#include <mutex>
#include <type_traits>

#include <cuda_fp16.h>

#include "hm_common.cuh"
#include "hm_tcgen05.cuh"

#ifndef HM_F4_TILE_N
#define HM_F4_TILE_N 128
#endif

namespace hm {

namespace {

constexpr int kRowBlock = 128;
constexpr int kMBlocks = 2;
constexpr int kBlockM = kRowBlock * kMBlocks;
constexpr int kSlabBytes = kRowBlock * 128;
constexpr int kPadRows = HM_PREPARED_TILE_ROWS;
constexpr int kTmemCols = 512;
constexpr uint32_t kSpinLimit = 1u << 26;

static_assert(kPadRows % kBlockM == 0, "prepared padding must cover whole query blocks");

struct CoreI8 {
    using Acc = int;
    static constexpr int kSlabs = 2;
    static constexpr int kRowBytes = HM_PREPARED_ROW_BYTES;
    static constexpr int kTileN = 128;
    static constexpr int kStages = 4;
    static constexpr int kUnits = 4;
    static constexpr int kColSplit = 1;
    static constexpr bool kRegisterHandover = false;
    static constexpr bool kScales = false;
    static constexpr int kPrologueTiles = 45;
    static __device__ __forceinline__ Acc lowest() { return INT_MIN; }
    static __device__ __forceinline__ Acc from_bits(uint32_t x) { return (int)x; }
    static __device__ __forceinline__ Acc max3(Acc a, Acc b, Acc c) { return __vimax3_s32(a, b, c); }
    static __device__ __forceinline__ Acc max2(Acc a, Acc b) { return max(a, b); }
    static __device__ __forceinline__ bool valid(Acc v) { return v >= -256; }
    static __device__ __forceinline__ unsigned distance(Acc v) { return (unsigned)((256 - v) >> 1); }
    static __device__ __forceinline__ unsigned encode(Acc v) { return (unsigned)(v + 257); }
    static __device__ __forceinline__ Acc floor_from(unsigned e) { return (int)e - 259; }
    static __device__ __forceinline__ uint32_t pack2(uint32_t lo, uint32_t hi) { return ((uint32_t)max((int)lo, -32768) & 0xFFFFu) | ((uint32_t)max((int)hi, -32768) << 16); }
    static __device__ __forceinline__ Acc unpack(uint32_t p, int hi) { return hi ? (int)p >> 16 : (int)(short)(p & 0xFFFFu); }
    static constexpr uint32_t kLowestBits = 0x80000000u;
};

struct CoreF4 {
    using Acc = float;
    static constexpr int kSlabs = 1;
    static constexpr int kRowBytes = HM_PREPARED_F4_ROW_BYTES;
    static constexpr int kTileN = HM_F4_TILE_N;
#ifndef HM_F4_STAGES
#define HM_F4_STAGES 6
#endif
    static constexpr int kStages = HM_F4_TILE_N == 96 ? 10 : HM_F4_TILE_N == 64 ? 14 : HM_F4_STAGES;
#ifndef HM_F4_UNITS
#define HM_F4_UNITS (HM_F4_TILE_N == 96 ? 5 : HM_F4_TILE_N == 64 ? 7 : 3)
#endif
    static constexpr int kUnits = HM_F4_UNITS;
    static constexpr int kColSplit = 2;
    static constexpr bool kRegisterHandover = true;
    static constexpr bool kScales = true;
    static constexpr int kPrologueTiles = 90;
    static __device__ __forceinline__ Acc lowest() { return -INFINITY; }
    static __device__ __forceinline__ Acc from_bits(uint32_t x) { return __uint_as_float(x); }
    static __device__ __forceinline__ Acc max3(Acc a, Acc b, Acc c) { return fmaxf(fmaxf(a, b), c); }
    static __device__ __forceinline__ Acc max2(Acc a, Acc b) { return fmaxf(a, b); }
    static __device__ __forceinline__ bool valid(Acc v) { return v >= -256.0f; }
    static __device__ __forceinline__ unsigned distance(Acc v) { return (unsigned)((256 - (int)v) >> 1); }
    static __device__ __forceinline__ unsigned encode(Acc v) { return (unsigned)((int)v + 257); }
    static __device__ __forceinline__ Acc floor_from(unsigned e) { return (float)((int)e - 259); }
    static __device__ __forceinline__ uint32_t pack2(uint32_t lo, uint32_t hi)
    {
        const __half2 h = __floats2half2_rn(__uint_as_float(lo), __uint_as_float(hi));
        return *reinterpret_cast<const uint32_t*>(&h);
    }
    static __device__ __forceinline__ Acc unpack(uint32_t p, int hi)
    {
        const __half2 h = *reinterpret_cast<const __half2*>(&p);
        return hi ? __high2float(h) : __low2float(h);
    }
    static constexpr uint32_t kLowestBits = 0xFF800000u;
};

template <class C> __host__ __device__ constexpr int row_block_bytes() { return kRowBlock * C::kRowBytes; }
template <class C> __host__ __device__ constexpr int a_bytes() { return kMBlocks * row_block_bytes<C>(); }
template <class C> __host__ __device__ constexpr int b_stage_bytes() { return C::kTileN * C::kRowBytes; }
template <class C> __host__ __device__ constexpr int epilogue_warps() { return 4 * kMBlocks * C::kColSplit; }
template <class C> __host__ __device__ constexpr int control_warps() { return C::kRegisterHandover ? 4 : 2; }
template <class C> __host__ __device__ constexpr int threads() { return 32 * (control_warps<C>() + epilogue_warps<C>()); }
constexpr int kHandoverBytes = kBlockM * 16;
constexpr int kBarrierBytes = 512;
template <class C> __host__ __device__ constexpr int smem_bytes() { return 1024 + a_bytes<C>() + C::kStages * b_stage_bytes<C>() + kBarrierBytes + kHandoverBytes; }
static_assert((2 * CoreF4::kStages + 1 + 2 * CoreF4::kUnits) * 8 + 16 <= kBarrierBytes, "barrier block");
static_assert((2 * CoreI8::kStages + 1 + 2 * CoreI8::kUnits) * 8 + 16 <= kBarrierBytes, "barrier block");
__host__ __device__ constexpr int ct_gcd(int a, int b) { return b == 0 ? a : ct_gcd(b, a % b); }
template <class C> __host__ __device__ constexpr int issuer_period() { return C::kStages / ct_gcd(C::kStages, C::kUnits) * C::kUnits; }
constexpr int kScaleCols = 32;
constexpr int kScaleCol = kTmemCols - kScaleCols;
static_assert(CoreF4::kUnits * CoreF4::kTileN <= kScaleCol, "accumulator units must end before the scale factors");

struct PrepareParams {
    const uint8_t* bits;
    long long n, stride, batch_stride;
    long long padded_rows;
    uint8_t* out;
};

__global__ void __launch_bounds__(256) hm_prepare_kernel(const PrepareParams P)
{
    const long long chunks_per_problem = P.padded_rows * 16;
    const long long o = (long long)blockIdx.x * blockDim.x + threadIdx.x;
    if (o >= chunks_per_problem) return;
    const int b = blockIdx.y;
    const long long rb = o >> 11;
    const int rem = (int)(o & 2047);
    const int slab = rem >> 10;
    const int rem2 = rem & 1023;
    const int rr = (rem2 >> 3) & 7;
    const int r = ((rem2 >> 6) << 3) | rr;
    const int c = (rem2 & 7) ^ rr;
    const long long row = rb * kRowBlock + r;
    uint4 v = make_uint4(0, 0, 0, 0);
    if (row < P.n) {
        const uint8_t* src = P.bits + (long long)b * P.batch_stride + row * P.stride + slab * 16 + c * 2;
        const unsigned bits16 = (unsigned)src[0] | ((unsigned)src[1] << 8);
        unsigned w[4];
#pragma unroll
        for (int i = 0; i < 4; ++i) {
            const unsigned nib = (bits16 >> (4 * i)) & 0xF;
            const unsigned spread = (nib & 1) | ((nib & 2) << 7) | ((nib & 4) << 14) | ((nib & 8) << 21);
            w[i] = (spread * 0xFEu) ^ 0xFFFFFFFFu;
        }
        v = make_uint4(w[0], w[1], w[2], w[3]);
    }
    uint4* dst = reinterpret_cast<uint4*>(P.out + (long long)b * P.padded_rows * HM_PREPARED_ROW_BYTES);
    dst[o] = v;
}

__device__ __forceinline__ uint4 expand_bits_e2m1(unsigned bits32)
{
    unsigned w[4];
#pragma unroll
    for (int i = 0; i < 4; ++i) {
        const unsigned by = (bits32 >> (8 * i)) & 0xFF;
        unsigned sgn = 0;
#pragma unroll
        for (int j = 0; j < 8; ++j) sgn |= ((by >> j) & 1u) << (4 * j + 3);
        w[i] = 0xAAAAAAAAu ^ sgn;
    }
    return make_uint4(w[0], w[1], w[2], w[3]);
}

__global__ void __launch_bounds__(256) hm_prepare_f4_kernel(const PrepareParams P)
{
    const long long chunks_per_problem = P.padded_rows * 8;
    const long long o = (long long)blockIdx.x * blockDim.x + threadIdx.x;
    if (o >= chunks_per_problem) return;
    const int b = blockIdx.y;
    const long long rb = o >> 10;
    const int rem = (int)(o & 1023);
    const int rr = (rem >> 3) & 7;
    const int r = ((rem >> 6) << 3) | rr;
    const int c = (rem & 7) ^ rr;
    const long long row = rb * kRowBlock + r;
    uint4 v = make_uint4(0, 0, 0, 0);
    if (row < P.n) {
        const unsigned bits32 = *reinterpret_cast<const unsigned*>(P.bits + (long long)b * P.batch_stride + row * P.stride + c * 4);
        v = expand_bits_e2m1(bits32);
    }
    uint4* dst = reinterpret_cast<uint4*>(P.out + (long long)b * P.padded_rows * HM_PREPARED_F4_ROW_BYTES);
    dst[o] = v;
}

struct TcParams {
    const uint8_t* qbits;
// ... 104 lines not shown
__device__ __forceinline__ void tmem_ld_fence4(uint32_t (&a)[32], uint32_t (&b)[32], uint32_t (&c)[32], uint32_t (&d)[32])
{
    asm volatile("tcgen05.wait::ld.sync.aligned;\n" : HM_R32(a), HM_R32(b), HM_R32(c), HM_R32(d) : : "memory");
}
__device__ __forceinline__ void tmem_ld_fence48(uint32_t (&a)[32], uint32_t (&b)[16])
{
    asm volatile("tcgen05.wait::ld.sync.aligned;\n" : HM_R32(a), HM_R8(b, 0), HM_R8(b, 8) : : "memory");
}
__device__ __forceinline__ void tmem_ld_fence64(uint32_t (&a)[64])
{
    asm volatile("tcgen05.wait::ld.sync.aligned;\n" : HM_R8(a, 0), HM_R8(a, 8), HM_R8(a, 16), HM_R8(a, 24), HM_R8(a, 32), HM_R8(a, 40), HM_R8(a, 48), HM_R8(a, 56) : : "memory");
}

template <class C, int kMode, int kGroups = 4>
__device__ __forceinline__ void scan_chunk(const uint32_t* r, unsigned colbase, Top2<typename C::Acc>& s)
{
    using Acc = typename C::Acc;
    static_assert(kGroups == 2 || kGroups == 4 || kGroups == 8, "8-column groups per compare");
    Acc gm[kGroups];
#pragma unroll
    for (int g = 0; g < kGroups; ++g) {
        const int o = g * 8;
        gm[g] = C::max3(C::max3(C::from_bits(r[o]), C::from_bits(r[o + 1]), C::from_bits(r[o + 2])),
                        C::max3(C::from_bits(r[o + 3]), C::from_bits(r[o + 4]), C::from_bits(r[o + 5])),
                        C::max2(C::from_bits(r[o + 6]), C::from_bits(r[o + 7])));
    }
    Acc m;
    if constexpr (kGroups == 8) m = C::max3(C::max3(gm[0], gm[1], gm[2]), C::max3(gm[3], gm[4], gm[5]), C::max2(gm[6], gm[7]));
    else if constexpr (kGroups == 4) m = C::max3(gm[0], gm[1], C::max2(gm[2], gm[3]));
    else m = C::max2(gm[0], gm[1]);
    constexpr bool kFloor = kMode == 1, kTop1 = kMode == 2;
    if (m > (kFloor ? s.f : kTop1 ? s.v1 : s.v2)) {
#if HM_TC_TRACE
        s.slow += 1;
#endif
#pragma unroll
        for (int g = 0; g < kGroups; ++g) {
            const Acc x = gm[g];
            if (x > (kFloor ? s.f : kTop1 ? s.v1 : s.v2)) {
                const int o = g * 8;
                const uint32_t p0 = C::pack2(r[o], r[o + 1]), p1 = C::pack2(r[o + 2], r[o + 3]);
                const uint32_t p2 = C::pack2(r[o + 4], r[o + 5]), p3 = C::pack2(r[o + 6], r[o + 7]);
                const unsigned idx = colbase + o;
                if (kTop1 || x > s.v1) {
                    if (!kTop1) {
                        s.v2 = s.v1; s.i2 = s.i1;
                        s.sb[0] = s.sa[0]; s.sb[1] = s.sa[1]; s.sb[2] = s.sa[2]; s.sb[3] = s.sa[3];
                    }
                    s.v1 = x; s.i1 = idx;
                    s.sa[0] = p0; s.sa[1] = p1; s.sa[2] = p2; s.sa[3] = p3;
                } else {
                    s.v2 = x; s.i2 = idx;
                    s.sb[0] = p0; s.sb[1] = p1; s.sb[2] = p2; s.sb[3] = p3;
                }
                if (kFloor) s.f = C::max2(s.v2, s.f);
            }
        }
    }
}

* * *

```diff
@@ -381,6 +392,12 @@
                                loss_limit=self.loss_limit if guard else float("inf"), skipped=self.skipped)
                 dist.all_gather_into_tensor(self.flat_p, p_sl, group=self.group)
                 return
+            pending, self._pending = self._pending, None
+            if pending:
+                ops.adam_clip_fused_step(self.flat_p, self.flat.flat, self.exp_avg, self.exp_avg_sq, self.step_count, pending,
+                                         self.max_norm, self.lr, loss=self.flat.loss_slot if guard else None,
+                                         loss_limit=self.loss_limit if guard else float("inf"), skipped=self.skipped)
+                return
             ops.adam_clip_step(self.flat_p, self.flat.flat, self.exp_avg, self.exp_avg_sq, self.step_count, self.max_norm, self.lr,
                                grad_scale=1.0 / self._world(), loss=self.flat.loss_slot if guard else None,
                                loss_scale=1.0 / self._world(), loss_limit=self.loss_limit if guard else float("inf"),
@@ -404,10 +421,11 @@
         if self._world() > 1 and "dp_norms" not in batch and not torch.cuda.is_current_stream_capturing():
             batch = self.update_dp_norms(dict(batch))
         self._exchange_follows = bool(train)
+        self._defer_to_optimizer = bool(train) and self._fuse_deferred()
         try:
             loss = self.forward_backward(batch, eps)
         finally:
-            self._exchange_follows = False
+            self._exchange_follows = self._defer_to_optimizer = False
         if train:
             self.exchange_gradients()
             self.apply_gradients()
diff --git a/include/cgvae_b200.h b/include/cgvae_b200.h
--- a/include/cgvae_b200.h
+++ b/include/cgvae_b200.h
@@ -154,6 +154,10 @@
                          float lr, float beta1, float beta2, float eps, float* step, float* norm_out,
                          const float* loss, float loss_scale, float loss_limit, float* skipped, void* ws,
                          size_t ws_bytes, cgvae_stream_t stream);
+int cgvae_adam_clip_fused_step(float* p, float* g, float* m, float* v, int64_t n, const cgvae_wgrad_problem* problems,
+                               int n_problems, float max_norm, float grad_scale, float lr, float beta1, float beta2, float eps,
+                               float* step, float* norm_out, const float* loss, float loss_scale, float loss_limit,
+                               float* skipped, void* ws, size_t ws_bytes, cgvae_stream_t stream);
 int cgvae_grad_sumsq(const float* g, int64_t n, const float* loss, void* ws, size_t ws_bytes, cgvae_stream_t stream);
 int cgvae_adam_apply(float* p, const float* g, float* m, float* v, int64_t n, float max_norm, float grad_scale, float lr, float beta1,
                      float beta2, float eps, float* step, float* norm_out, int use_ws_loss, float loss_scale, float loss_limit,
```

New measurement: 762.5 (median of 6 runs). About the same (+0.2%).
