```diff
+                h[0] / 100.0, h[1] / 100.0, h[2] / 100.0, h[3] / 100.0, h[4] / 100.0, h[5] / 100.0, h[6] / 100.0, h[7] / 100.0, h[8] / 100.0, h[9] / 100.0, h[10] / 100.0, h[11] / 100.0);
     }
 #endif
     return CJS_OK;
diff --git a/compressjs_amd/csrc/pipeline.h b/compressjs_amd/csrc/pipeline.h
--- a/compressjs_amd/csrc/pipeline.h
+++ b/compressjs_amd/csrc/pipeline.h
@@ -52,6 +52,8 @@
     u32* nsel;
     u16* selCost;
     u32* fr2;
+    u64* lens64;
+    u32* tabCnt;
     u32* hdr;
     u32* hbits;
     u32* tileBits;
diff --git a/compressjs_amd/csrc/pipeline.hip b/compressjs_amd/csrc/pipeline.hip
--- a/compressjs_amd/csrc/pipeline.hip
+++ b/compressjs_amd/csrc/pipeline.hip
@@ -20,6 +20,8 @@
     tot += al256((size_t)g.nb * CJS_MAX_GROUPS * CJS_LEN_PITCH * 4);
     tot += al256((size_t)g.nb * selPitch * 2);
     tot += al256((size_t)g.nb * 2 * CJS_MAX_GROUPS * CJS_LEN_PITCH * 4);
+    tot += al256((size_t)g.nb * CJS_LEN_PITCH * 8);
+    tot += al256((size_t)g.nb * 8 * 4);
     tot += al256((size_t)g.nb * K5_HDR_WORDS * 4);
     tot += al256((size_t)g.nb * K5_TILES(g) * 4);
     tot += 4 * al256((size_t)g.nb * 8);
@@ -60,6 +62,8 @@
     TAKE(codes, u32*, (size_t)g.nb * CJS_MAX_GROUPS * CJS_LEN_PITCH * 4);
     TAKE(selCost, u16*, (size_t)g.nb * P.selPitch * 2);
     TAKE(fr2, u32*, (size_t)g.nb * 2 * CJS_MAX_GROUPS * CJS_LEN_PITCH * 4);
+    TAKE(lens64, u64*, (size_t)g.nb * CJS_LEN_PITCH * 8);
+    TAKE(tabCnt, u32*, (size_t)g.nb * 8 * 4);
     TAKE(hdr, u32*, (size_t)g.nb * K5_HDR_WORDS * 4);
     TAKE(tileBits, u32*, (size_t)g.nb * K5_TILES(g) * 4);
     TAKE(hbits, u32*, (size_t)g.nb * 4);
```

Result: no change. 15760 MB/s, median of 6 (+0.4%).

==

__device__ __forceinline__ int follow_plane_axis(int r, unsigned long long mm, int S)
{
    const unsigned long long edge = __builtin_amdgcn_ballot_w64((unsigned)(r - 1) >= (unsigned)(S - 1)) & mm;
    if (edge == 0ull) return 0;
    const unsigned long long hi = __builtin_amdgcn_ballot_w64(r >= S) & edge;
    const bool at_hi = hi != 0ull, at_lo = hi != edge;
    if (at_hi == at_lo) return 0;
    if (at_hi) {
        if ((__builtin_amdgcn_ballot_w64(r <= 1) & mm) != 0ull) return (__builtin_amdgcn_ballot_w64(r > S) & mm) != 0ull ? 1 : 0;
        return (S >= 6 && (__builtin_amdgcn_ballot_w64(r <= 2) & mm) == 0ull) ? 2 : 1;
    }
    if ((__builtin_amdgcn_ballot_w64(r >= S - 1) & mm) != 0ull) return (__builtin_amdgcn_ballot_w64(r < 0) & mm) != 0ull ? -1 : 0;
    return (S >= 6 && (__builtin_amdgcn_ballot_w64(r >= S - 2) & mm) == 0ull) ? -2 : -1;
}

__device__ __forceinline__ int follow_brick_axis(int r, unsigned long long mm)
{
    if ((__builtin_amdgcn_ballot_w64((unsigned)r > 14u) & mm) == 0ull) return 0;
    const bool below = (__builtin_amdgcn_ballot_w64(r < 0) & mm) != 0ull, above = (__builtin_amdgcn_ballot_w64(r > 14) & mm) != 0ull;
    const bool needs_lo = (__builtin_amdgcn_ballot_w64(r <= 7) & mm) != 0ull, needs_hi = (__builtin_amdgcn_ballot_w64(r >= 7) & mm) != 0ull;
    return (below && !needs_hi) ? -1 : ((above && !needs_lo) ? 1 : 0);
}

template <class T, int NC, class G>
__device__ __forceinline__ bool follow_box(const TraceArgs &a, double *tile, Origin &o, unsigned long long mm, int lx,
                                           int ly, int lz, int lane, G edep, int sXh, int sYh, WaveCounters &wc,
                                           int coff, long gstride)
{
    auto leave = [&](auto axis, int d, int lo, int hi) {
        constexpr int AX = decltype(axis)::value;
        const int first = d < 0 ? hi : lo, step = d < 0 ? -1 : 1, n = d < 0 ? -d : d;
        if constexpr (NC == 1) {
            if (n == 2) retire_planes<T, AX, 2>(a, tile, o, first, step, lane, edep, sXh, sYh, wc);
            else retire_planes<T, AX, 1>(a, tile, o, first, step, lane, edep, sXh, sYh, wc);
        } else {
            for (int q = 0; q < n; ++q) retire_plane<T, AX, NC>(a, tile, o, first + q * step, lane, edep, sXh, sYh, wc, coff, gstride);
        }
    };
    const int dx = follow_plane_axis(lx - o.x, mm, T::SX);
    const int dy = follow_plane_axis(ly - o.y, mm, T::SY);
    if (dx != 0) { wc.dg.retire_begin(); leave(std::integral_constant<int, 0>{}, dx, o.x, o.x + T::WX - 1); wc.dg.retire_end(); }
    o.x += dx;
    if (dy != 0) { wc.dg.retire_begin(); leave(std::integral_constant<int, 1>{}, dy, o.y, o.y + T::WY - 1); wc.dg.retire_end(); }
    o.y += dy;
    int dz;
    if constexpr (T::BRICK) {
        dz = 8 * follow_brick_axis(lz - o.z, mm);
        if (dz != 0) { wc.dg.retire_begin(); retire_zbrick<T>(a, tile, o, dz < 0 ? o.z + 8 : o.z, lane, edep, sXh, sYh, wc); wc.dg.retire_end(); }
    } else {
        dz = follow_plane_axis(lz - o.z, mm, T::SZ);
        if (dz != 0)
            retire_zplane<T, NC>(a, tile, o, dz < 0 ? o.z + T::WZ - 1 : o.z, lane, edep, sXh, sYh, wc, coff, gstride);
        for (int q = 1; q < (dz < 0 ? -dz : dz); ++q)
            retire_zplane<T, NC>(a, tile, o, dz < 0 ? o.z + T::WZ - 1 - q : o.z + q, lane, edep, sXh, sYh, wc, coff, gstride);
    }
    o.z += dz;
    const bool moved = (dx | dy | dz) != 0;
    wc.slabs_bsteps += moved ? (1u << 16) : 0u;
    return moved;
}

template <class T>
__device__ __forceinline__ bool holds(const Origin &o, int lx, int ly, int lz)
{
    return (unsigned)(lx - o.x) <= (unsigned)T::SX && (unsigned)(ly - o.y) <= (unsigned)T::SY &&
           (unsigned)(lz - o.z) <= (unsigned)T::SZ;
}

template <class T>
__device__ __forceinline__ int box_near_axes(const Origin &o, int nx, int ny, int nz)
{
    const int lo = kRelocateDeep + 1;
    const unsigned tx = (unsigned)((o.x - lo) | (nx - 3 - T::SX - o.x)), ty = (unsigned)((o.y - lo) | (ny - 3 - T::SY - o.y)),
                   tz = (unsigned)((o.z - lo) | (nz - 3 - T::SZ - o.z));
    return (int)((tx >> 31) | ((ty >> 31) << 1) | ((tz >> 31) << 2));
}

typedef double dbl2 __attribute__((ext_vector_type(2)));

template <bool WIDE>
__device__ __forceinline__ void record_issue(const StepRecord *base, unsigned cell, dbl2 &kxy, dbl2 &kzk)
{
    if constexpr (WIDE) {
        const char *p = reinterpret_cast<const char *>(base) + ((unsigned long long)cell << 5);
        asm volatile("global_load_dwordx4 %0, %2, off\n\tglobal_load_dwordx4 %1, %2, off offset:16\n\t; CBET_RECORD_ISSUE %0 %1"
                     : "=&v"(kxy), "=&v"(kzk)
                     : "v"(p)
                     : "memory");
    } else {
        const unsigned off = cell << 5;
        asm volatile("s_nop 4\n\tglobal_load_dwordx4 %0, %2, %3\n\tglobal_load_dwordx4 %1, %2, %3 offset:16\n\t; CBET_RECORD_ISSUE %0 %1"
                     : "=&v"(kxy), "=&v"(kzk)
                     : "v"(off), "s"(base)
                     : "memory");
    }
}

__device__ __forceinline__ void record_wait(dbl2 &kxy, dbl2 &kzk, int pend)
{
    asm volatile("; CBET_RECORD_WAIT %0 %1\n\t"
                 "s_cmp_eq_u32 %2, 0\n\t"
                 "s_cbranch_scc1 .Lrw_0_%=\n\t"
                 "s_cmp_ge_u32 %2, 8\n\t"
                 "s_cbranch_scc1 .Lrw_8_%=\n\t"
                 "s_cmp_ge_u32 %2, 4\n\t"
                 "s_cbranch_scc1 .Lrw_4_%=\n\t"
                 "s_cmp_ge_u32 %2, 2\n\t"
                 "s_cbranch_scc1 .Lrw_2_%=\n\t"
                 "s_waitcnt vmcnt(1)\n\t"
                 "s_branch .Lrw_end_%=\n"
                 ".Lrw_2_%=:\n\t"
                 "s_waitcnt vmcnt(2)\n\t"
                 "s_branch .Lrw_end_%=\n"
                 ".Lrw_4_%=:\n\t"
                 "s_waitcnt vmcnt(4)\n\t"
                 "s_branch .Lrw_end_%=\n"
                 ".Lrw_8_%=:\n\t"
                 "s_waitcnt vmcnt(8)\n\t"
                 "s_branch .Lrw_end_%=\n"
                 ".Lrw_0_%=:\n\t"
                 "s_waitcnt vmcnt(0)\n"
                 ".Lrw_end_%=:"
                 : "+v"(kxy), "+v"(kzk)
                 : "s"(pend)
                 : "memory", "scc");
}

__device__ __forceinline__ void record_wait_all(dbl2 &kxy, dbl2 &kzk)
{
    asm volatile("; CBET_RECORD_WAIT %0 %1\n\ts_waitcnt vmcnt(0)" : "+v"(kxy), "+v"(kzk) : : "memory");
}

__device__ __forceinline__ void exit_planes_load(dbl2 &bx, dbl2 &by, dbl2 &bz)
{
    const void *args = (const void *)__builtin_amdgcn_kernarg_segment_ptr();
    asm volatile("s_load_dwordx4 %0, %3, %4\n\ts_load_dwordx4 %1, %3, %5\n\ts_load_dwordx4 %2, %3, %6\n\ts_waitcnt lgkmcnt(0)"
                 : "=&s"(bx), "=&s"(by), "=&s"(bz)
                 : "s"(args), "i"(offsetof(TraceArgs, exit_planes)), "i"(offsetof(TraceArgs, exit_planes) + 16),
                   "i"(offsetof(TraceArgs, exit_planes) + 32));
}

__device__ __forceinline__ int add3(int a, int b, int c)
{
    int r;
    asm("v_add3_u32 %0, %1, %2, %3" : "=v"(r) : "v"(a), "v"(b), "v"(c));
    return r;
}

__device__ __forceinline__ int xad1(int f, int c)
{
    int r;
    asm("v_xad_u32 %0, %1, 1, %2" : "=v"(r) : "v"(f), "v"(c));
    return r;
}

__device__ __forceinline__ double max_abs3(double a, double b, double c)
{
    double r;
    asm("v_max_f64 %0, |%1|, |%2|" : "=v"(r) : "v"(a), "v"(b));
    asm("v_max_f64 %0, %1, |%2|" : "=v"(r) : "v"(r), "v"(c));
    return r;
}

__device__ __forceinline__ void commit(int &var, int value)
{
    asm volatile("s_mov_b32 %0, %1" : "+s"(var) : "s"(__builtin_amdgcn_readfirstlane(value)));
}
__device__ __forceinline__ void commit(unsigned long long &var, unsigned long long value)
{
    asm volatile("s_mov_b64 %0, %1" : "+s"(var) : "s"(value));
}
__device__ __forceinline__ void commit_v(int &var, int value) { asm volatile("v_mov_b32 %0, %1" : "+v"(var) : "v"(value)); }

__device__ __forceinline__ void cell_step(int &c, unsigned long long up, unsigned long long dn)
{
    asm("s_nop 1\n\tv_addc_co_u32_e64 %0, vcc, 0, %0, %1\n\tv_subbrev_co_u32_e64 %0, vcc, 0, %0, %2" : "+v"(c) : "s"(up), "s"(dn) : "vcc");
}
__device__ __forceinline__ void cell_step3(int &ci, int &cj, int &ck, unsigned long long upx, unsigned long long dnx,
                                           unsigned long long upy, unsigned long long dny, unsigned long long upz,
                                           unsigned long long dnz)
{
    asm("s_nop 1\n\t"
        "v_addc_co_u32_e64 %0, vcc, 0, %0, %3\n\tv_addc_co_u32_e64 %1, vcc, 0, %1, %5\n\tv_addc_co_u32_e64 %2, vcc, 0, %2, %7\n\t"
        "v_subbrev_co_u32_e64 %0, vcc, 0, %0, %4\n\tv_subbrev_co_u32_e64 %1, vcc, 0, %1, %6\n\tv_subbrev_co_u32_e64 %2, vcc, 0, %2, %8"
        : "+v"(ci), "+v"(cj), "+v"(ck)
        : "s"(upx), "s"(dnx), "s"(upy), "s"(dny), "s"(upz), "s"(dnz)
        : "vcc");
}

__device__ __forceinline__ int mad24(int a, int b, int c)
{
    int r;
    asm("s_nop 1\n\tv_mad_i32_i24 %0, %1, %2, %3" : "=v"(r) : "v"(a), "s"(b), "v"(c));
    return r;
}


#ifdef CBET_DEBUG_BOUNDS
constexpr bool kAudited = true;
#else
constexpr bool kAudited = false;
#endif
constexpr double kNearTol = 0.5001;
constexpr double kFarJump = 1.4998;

**PROBLEM DETAILS:**
Only lines holding the word "PrepareParams" belong in the answer; copy all of them from the records.

**TASK SOLUTION:**
struct PrepareParams {
__global__ void __launch_bounds__(256) hm_prepare_kernel(const PrepareParams P)
__global__ void __launch_bounds__(256) hm_prepare_f4_kernel(const PrepareParams P)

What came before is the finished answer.